6000-element infrared focal plane array for reconnaissance applications

This paper discusses the design, architecture, and performance of a 6000 element Indium Antimonide Infrared focal plane array. The focal plane array architecture allows for any N x 1000 element sized array to be constructed from its base elements. A uniquely constructed bi-staggered detector geometry is utilized to provide 2:1 over-sampling having 10 micron effective pitch in both the across track and along track directions. Additionally, the detector geometry allows for physical pixel sizes up to 25 microns while sampling at a 10 micron effective pitch to provide alias free imaging with the high signal capture capability of a large pixel. The Indium Antimonide detectors are front-side illuminated P-on-N type mesa diodes having no measurable crosstalk. A complimentary CMOS based Multiplexor in a M x 250 segmented design having up to 10 million electrons full-well output with greater than 14 bits instantaneous dynamic range provides a flexible and low noise readout for the focal plane array. Hybridization of the Indium Antimonide detectors and multiplexor is provided via a Lockheed Martin patented beam-lead technology to provide reliable and producible long linear focal plane arrays for reconnaissance applications. Characterization of the 6000 element Infrared focal plane array is presented including dynamic impedance of the diodes, read-noise, linearity, and non-uniformity. Meadured characteristics of the CMOS multiplexor are also presented in addition to data from the hybridized modules making up the Focal Plane Array.

Lead salt room-temperature MWIR FPA

The development of low-cost uncooled thermal LWIR FPAs is resulting in the emergence of a new generation of infrared sensors for applications where affordability is the prerequisite for volume production. Both ferroelectric detector arrays and silicon-based microbolometers are finding numerous applications from gun sights to automotive FLIRs. There would be significant interest in a similar uncooled offering in the MWIR, but to date, thermal detectors have lacked sufficient sensitivity. The existing uncooled MWIR photon detector technology, based on polycrystalline lead salts, has been relegated to single-element detectors and relatively small linear arrays due to the high dark current and the stigma of being a 50-year-old technology.

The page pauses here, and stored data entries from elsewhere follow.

diff --git a/semantichuman_amd/csrc/stack_exec.hip b/semantichuman_amd/csrc/stack_exec.hip
--- a/semantichuman_amd/csrc/stack_exec.hip
+++ b/semantichuman_amd/csrc/stack_exec.hip
@@ -99,15 +99,35 @@
     return s;
 }
 
+}
+extern "C" {
+__attribute__((weak)) int sh_spiral_conv_p3s_split_pays(int B, int R, int S, int Cg, int Nout, int backward);
+__attribute__((weak)) int sh_spiral_conv_fwd_p3_form(const void* xp, const int32_t* table, const void* wfrag3, const float* bias, float* y, int64_t y_sv,
+                                                     int64_t y_sb, void* yp, int B, int R, int S, int Cin, int Cout, int act, int zero_row, int split,
+                                                     sh_stream_t stream);
+__attribute__((weak)) int sh_spiral_conv_bwd_data_p3_form(const void* dprep, int dpre_zero_row, const float* dpre_f32, int64_t dp_sv, int64_t dp_sb,
+                                                          int n_image_rows, const int32_t* table_t, const void* wfrag3_t, float* dx, int64_t dx_sv,
+                                                          int64_t dx_sb, void* dxp, const float* yprev, int64_t yp_sv, int64_t yp_sb,
+                                                          const void* yprev_planes, int act_prev, int zero_row, int B, int n_in, int S, int Cin,
+                                                          int Cout, int split, sh_stream_t stream);
+}
+namespace {
+inline bool split_pays(int B, int R, int S, int Cg, int Nout, bool backward) {
+    return sh_spiral_conv_p3s_split_pays && sh_spiral_conv_fwd_p3_form && sh_spiral_conv_bwd_data_p3_form &&
+           sh_spiral_conv_p3s_split_pays(B, R, S, Cg, Nout, backward ? 1 : 0);
+}
+
 enum { BD_F32 = 0, BD_TABLE, BD_RAG, BD_GRP };
 struct Forms {
     bool f_p3;
     bool f_grp;
+    bool f_split;
     bool f_img;
     bool f_img_only;
     bool b_gimg;
     bool b_thin;
     int b_data;
+    bool b_split;
     bool b_ride;
     bool b_presum_img;
     bool b_p3w;
@@ -131,6 +151,7 @@
         f[i].f_p3 = !(s.cout <= 16 && B > sw.n16_maxb) && sh_spiral_conv_p3_ok(B, s.S, s.cin, s.cout);
         f[i].f_grp = f[i].f_p3 && sw.grouped && s.fg_rows && s.fg_pos && s.fg_out && s.fg_n > 0 &&
                      sh_spiral_conv_p3_grp_ok(B, s.S, s.cin, s.cout, s.fg_L) && sh_spiral_conv_p3_grp_pays(B, s.fg_n);
+        f[i].f_split = f[i].f_p3 && !f[i].f_grp && split_pays(B, s.R, s.S, s.cin, s.cout, false);
     }
     for (int i = 0; i + 1 < n; ++i) {
         const int c = consumer_conv(n, st, i);
@@ -147,6 +168,7 @@
                              sh_spiral_conv_p3_grp_ok(B, s.S, s.cout, s.cin, s.bg_L) && sh_spiral_conv_p3_grp_pays(B, s.bg_n);
             const bool rag = sw.ragged && s.rag_rows && s.rag_pos && sh_spiral_conv_p3_rag_ok(B, s.S, s.cout, s.cin, s.rag_L);
             q.b_data = grp ? BD_GRP : rag ? BD_RAG : BD_TABLE;
+            q.b_split = q.b_data == BD_TABLE && split_pays(B, s.n_in, s.S, s.cout, s.cin, true);
             q.b_presum_img = sw.presum_img == 1 ||
                              !(sh_spiral_conv_p3_kind(B, s.S, s.cout, s.cin) == 1 && (sw.presum_img == 0 || 2 * (s.n1 + s.n2) >= s.R));
         }
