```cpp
template <int NW>
__global__ void __launch_bounds__(64)
nms_scan_rows_kernel(const unsigned long long* __restrict__ mask, const int32_t* __restrict__ counts,
                     const uint8_t* __restrict__ invalid, int n_max, int nwords_max, int max_keep,
                     int32_t* __restrict__ keep_idx, int32_t* __restrict__ num_keep) {
  __shared__ unsigned long long rows[2][64][NW + 1];
  const int b = blockIdx.x, lane = threadIdx.x;
  int n = counts[b];
  n = n > n_max ? n_max : n;
  n = __builtin_amdgcn_readfirstlane(n);
  const int nw = (n + 63) >> 6;
  const unsigned long long* m = mask + (int64_t)b * n_max * NW;
  unsigned long long myrem = 0ull;
  for (int w = 0; w < nw; ++w) {
    int idx = w * 64 + lane;
    bool bad = (idx >= n) || (invalid != nullptr && invalid[(int64_t)b * n_max + idx] != 0);
    unsigned long long bm = __ballot(bad);
    if (lane == w) myrem = bm;
  }
  unsigned long long nxt[NW];
  auto load_row = [&](unsigned long long (&r)[NW], int w) {
    const unsigned long long* bp = m + (int64_t)(w * 64) * NW + lane;
#pragma unroll
    for (int k = 0; k < NW; ++k) r[k] = bp[k * 64];
  };
  auto stage = [&](const unsigned long long (&r)[NW], int buf, int w) {
    unsigned long long* dst = &rows[buf][lane >> 5][lane & 31];
#pragma unroll
    for (int k = 0; k < NW; ++k) dst[k * 2 * (NW + 1)] = r[k];
  };
  load_row(nxt, 0);
  stage(nxt, 0, 0);
  __syncthreads();
  const int myword = lane < NW ? lane : 0;
  unsigned long long mykeep = 0;
  int buf = 0;
  for (int w = 0; w < nw; ++w) {
#ifndef NMS_ABL_NOLOAD
    if (w + 1 < nw) load_row(nxt, w + 1);
#endif
    const unsigned long long diag = rows[buf][lane][w];
    unsigned long long c = readlane64(myrem, w);
#ifndef NMS_ABL_NOCHAIN
#pragma unroll
    for (int bb = 0; bb < 64; ++bb) {
      unsigned long long d = readlane64(diag, bb);
      c |= ((c >> bb) & 1ull) ? 0ull : d;
    }
#else
    c |= readlane64(diag, 0);
#endif
    const unsigned long long keepbits = ~c;
    if (lane == w) mykeep = keepbits;
    const unsigned klo = __builtin_amdgcn_readfirstlane((unsigned)keepbits);
    const unsigned khi = __builtin_amdgcn_readfirstlane((unsigned)(keepbits >> 32));
    unsigned long long acc = 0ull;
#ifndef NMS_ABL_NOOR
#pragma unroll
#else
    if (klo == 0x12345u)
#endif
    for (int ch = 0; ch < 8; ++ch) {
      const unsigned bits = ((ch < 4 ? klo : khi) >> (8 * (ch & 3))) & 0xffu;
      if (bits == 0u) continue;
      unsigned long long v[8];
#pragma unroll
      for (int t = 0; t < 8; ++t) v[t] = rows[buf][8 * ch + t][myword];
#pragma unroll
      for (int t = 0; t < 8; ++t) acc |= ((bits >> t) & 1u) ? v[t] : 0ull;
    }
    if (lane > w && lane < nw) myrem |= acc;
    if (w + 1 < nw) stage(nxt, buf ^ 1, w + 1);
    __syncthreads();
    buf ^= 1;
  }
  int cnt = __popcll(mykeep);
  int incl = cnt;
  for (int off = 1; off < 64; off <<= 1) {
    int v = __shfl_up(incl, off);
    if (lane >= off) incl += v;
  }
  int excl = incl - cnt;
  int total = __shfl(incl, 63);
  unsigned long long kb = mykeep;
  int pos = excl;
  while (kb) {
    int bb = __ffsll((long long)kb) - 1;
    kb &= kb - 1;
    if (pos < max_keep) keep_idx[(int64_t)b * n_max + pos] = lane * 64 + bb;
    ++pos;
  }
  if (lane == 0) num_keep[b] = total < max_keep ? total : max_keep;
}

}

using namespace mxdet;

extern "C" int mxdet_box_iou(const float* boxes_a, int64_t na, const float* boxes_b, int64_t nb,
                             float* out, mxdet_stream_t stream) {
  clear_error();
  MXDET_REQUIRE(na >= 0 && nb >= 0, MXDET_ESHAPE, "box_iou: negative size");
  if (na == 0 || nb == 0) return MXDET_OK;
  MXDET_REQUIRE(boxes_a && boxes_b && out, MXDET_EINVAL, "box_iou: null pointer");
  int64_t total = na * nb;
  hipLaunchKernelGGL(box_iou_kernel, dim3((unsigned)ceil_div<int64_t>(total, 256)), dim3(256), 0,
                     as_stream(stream), (const float4*)boxes_a, na, (const float4*)boxes_b, nb, out);
  return check_launch("box_iou");
}

extern "C" int mxdet_generate_anchors(const float* base_anchors, int32_t A, int32_t H, int32_t W,
                                      int32_t stride, float* out, mxdet_stream_t stream) {
  clear_error();
  MXDET_REQUIRE(A > 0 && H >= 0 && W >= 0 && stride > 0, MXDET_ESHAPE, "generate_anchors: bad shape");
  int64_t total = (int64_t)H * W * A;
  if (total == 0) return MXDET_OK;
  MXDET_REQUIRE(base_anchors && out, MXDET_EINVAL, "generate_anchors: null pointer");
  hipLaunchKernelGGL(anchors_kernel, dim3((unsigned)ceil_div<int64_t>(total, 256)), dim3(256), 0,
                     as_stream(stream), base_anchors, A, H, W, stride, (float4*)out);
  return check_launch("generate_anchors");
}

extern "C" int mxdet_fpn_level_map(const float* rois, int64_t R, int32_t lvl_min, int32_t lvl_max,
                                   int32_t* levels, mxdet_stream_t stream) {
  clear_error();
  MXDET_REQUIRE(R >= 0 && lvl_min <= lvl_max, MXDET_ESHAPE, "fpn_level_map: bad arguments");
  if (R == 0) return MXDET_OK;
  MXDET_REQUIRE(rois && levels, MXDET_EINVAL, "fpn_level_map: null pointer");
  hipLaunchKernelGGL(fpn_level_kernel, dim3((unsigned)ceil_div<int64_t>(R, 256)), dim3(256), 0,
                     as_stream(stream), rois, R, lvl_min, lvl_max, levels);
  return check_launch("fpn_level_map");
}

extern "C" size_t mxdet_nms_batched_workspace_bytes(int32_t B, int32_t n_max) {
  if (B <= 0 || n_max <= 0) return 0;
  size_t nwords = (size_t)(n_max + 63) / 64;
  if (nwords <= 32) nwords = 32;
  return ((size_t)B * n_max + 64) * nwords * sizeof(unsigned long long);
}

extern "C" int mxdet_nms_batched(const float* boxes, const int32_t* counts, const uint8_t* invalid,
                                 int32_t B, int32_t n_max, float thresh, int32_t max_keep,
                                 int32_t* keep_idx, int32_t* num_keep, void* workspace,
                                 size_t workspace_bytes, mxdet_stream_t stream) {
  clear_error();
  MXDET_REQUIRE(B >= 0 && n_max >= 0, MXDET_ESHAPE, "nms_batched: negative size");
  if (B == 0) return MXDET_OK;
  MXDET_REQUIRE(n_max <= 4096, MXDET_ESHAPE, "nms_batched: n_max %d > 4096 unsupported", n_max);
  MXDET_REQUIRE(counts && num_keep, MXDET_EINVAL, "nms_batched: null pointer");
  if (n_max == 0) {
    hipError_t e = zero_async(num_keep, sizeof(int32_t) * B, as_stream(stream));
    MXDET_REQUIRE(e == hipSuccess, MXDET_EHIP, "nms_batched: memset failed");
    return MXDET_OK;
  }
  MXDET_REQUIRE(boxes && keep_idx, MXDET_EINVAL, "nms_batched: null pointer");
  size_t need = mxdet_nms_batched_workspace_bytes(B, n_max);
  MXDET_REQUIRE(workspace && workspace_bytes >= need, MXDET_EWORKSPACE,
                "nms_batched: workspace %zu < %zu", workspace_bytes, need);
  int nwords = (n_max + 63) / 64;
  const int pitch = nwords <= 32 ? 32 : nwords;
  hipLaunchKernelGGL(nms_mask_kernel, dim3(nwords, nwords, B), dim3(64), 0, as_stream(stream),
                     (const float4*)boxes, counts, n_max, pitch, thresh,
                     (unsigned long long*)workspace);
  if (nwords <= 32)
    hipLaunchKernelGGL(nms_scan_rows_kernel<32>, dim3(B), dim3(64), 0, as_stream(stream),
                       (const unsigned long long*)workspace, counts, invalid, n_max, nwords,
                       max_keep < 0 ? 0 : max_keep, keep_idx, num_keep);
  else
    hipLaunchKernelGGL(nms_scan_kernel, dim3(B), dim3(64), 0, as_stream(stream),
                       (const unsigned long long*)workspace, counts, invalid, n_max, nwords,
                       max_keep < 0 ? 0 : max_keep, keep_idx, num_keep);
  return check_launch("nms_batched");
}
```

Baseline: 471.8 images/sec.

## Speed up batched NMS with division-free IoU filter and four-wave scan

The NMS mask kernel now precomputes box areas and classifies most pairs with a division-free comparison of intersection against threshold-scaled union, using slightly widened bounds. Only pairs too close to the threshold fall back to the exact IoU. The scan kernel grows from one wave to four: wave 0 resolves the diagonal word with a split 32-bit chain plus DPP reduction, and all four waves share row loading and the OR-accumulation through shared memory. This adds block-wide barriers per word and extra shared memory, in exchange for less per-pair arithmetic and more parallel bandwidth in a step that is a small part of the training iteration.

```diff
diff --git a/mxdetection_amd/csrc/boxes.hip b/mxdetection_amd/csrc/boxes.hip
--- a/mxdetection_amd/csrc/boxes.hip
+++ b/mxdetection_amd/csrc/boxes.hip
@@ -38,32 +38,73 @@
   levels[i] = k;
 }
 
+__device__ __forceinline__ float vmax(float a, float b) {
+  float r;
+  asm("v_max_f32 %0, %1, %2" : "=v"(r) : "v"(a), "v"(b));
+  return r;
+}
+__device__ __forceinline__ float vmin(float a, float b) {
+  float r;
+  asm("v_min_f32 %0, %1, %2" : "=v"(r) : "v"(a), "v"(b));
+  return r;
+}
+
+__device__ __forceinline__ float nms_fast_area(float4 p) {
+  const float w = p.z - p.x + 1.0f, h = p.w - p.y + 1.0f;
+  const float lim = 1073741824.0f;
+  const bool ok = w > 0.0f && h > 0.0f && fabsf(p.x) <= lim && fabsf(p.y) <= lim && fabsf(p.z) <= lim && fabsf(p.w) <= lim;
+  return ok ? w * h : __builtin_nanf("");
+}
+
 __global__ void __launch_bounds__(64)
 nms_mask_kernel(const float4* __restrict__ boxes, const int32_t* __restrict__ counts, int n_max,
-                int nwords_max, float thresh, unsigned long long* __restrict__ mask) {
+                int nwords_max, float thresh, float t_hi, float t_lo, unsigned long long* __restrict__ mask) {
   const int col_blk = blockIdx.x, row_blk = blockIdx.y, b = blockIdx.z;
   if (col_blk < row_blk) return;
   int n = counts[b];
   n = n > n_max ? n_max : n;
   if (row_blk * 64 >= n || col_blk * 64 >= n) return;
   __shared__ float4 cb[64];
+  __shared__ float ca[64];
   const int t = threadIdx.x;
   const float4* bx = boxes + (int64_t)b * n_max;
   int cj = col_blk * 64 + t;
-  if (cj < n) cb[t] = bx[cj];
+  const float4 cq = cj < n ? bx[cj] : make_float4(0.0f, 0.0f, 0.0f, 0.0f);
+  cb[t] = cq;
+  ca[t] = nms_fast_area(cq);
   __syncthreads();
   int i = row_blk * 64 + t;
   if (i >= n) return;
-  float4 r = bx[i];
+  const float4 r = bx[i];
+  const float ar = nms_fast_area(r);
   int ncol = n - col_blk * 64;
   ncol = ncol > 64 ? 64 : ncol;
-  unsigned long long bits = 0;
-  for (int j = 0; j < ncol; ++j) {
-    int c = col_blk * 64 + j;
-    float4 q = cb[j];
-    float v = mxdet_iou(r.x, r.y, r.z, r.w, q.x, q.y, q.z, q.w);
-    if (c > i && v > thresh) bits |= (1ull << j);
-  }
+  auto half = [&](int j0) -> unsigned {
+    unsigned set = 0u, open = 0u;
+#pragma unroll 8
+    for (int j = 0; j < 32; ++j) {
+      const float4 q = cb[j0 + j];
+      const float iw = fmaxf(vmin(r.z, q.z) - vmax(r.x, q.x) + 1.0f, 0.0f);
+      const float ih = fmaxf(vmin(r.w, q.w) - vmax(r.y, q.y) + 1.0f, 0.0f);
+      const float inter = iw * ih;
+      float ua = ar + ca[j0 + j];
+      ua = ua - inter;
+      const bool above = inter > t_hi * ua, below = inter < t_lo * ua;
+      set |= above ? (1u << j) : 0u;
+      open |= (above || below) ? 0u : (1u << j);
+    }
+    while (open) {
+      const int j = __ffs((int)open) - 1;
+      open &= open - 1u;
+      const float4 q = cb[j0 + j];
+      if (mxdet_iou(r.x, r.y, r.z, r.w, q.x, q.y, q.z, q.w) > thresh) set |= 1u << j;
+    }
+    return set;
+  };
+  const unsigned lo = half(0), hi = half(32);
+  unsigned long long bits = ((unsigned long long)hi << 32) | lo;
+  if (col_blk == row_blk) bits &= ~((2ull << t) - 1ull);
+  if (ncol < 64) bits &= (1ull << ncol) - 1ull;
   mask[((int64_t)b * n_max + i) * nwords_max + col_blk] = bits;
 }
 
@@ -139,81 +180,125 @@
   if (lane == 0) num_keep[b] = total < max_keep ? total : max_keep;
 }
 
+__device__ __forceinline__ unsigned long long resolve_word(unsigned long long c, unsigned long long diag, int lane) {
+  const unsigned dlo = (unsigned)diag, dhi = (unsigned)(diag >> 32);
+  unsigned clo = (unsigned)c, chi = (unsigned)(c >> 32);
+#ifndef NMS_ABL_NOCHAIN
+#pragma unroll
+  for (int bb = 0; bb < 32; ++bb) {
+    const unsigned d = (unsigned)__builtin_amdgcn_readlane((int)dlo, bb);
+    clo |= ((clo >> bb) & 1u) ? 0u : d;
+  }
+  int v = (int)((lane < 32 && !((clo >> lane) & 1u)) ? dhi : 0u);
+  v |= __builtin_amdgcn_update_dpp(0, v, 0x128, 0xf, 0xf, false);
+  v |= __builtin_amdgcn_update_dpp(0, v, 0x124, 0xf, 0xf, false);
+  v |= __builtin_amdgcn_update_dpp(0, v, 0x122, 0xf, 0xf, false);
+  v |= __builtin_amdgcn_update_dpp(0, v, 0x121, 0xf, 0xf, false);
+  chi |= (unsigned)__builtin_amdgcn_readlane(v, 0) | (unsigned)__builtin_amdgcn_readlane(v, 16);
+#pragma unroll
+  for (int bb = 0; bb < 32; ++bb) {
+    const unsigned d = (unsigned)__builtin_amdgcn_readlane((int)dhi, 32 + bb);
+    chi |= ((chi >> bb) & 1u) ? 0u : d;
+  }
+#else
+  clo |= (unsigned)__builtin_amdgcn_readlane((int)dlo, 0);
+  chi |= (unsigned)__builtin_amdgcn_readlane((int)dhi, 0);
+#endif
+  return ((unsigned long long)chi << 32) | clo;
+}
+
 template <int NW>
-__global__ void __launch_bounds__(64)
+__global__ void __launch_bounds__(256)
 nms_scan_rows_kernel(const unsigned long long* __restrict__ mask, const int32_t* __restrict__ counts,
                      const uint8_t* __restrict__ invalid, int n_max, int nwords_max, int max_keep,
                      int32_t* __restrict__ keep_idx, int32_t* __restrict__ num_keep) {
+  static_assert(NW % 4 == 0 && 256 % NW == 0 && NW <= 64, "four waves share the 64 x NW words of a run evenly");
   __shared__ unsigned long long rows[2][64][NW + 1];
-  const int b = blockIdx.x, lane = threadIdx.x;
+  __shared__ unsigned long long part[3][64];
+  __shared__ unsigned long long kept_word;
+  __shared__ unsigned long long removed0[NW];
+  const int b = blockIdx.x, tid = threadIdx.x, lane = tid & 63;
+  const int wave = __builtin_amdgcn_readfirstlane(tid >> 6);
   int n = counts[b];
   n = n > n_max ? n_max : n;
   n = __builtin_amdgcn_readfirstlane(n);
   const int nw = (n + 63) >> 6;
   const unsigned long long* m = mask + (int64_t)b * n_max * NW;
-  unsigned long long myrem = 0ull;
-  for (int w = 0; w < nw; ++w) {
-    int idx = w * 64 + lane;
-    bool bad = (idx >= n) || (invalid != nullptr && invalid[(int64_t)b * n_max + idx] != 0);
-    unsigned long long bm = __ballot(bad);
-    if (lane == w) myrem = bm;
-  }
-  unsigned long long nxt[NW];
-  auto load_row = [&](unsigned long long (&r)[NW], int w) {
-    const unsigned long long* bp = m + (int64_t)(w * 64) * NW + lane;
-#pragma unroll
-    for (int k = 0; k < NW; ++k) r[k] = bp[k * 64];
+  constexpr int NQ = NW / 4;
+  unsigned long long nxt[NQ];
+  auto load_row = [&](unsigned long long (&r)[NQ], int w) {
+    const unsigned long long* bp = m + (int64_t)(w * 64) * NW + tid;
+#pragma unroll
+    for (int k = 0; k < NQ; ++k) r[k] = bp[k * 256];
   };
-  auto stage = [&](const unsigned long long (&r)[NW], int buf, int w) {
-    unsigned long long* dst = &rows[buf][lane >> 5][lane & 31];
-#pragma unroll
-    for (int k = 0; k < NW; ++k) dst[k * 2 * (NW + 1)] = r[k];
+  auto stage = [&](const unsigned long long (&r)[NQ], int buf) {
+    unsigned long long* dst = &rows[buf][tid / NW][tid % NW];
+#pragma unroll
+    for (int k = 0; k < NQ; ++k) dst[k * (256 / NW) * (NW + 1)] = r[k];
   };
   load_row(nxt, 0);
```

Signal processing ROIC for long-wave infrared scanning focal plane arrays

This paper describes the design and evaluation of a 128 X 1 signal processing readout integrated circuit for LWIR HgCdTe scanning infrared focal plane array applications. Smart readout functions, such as charge skimming and on-focal plane gain non-uniformity corrections, are presented along with empirical results measured with LWIR HgCdTe linear arrays.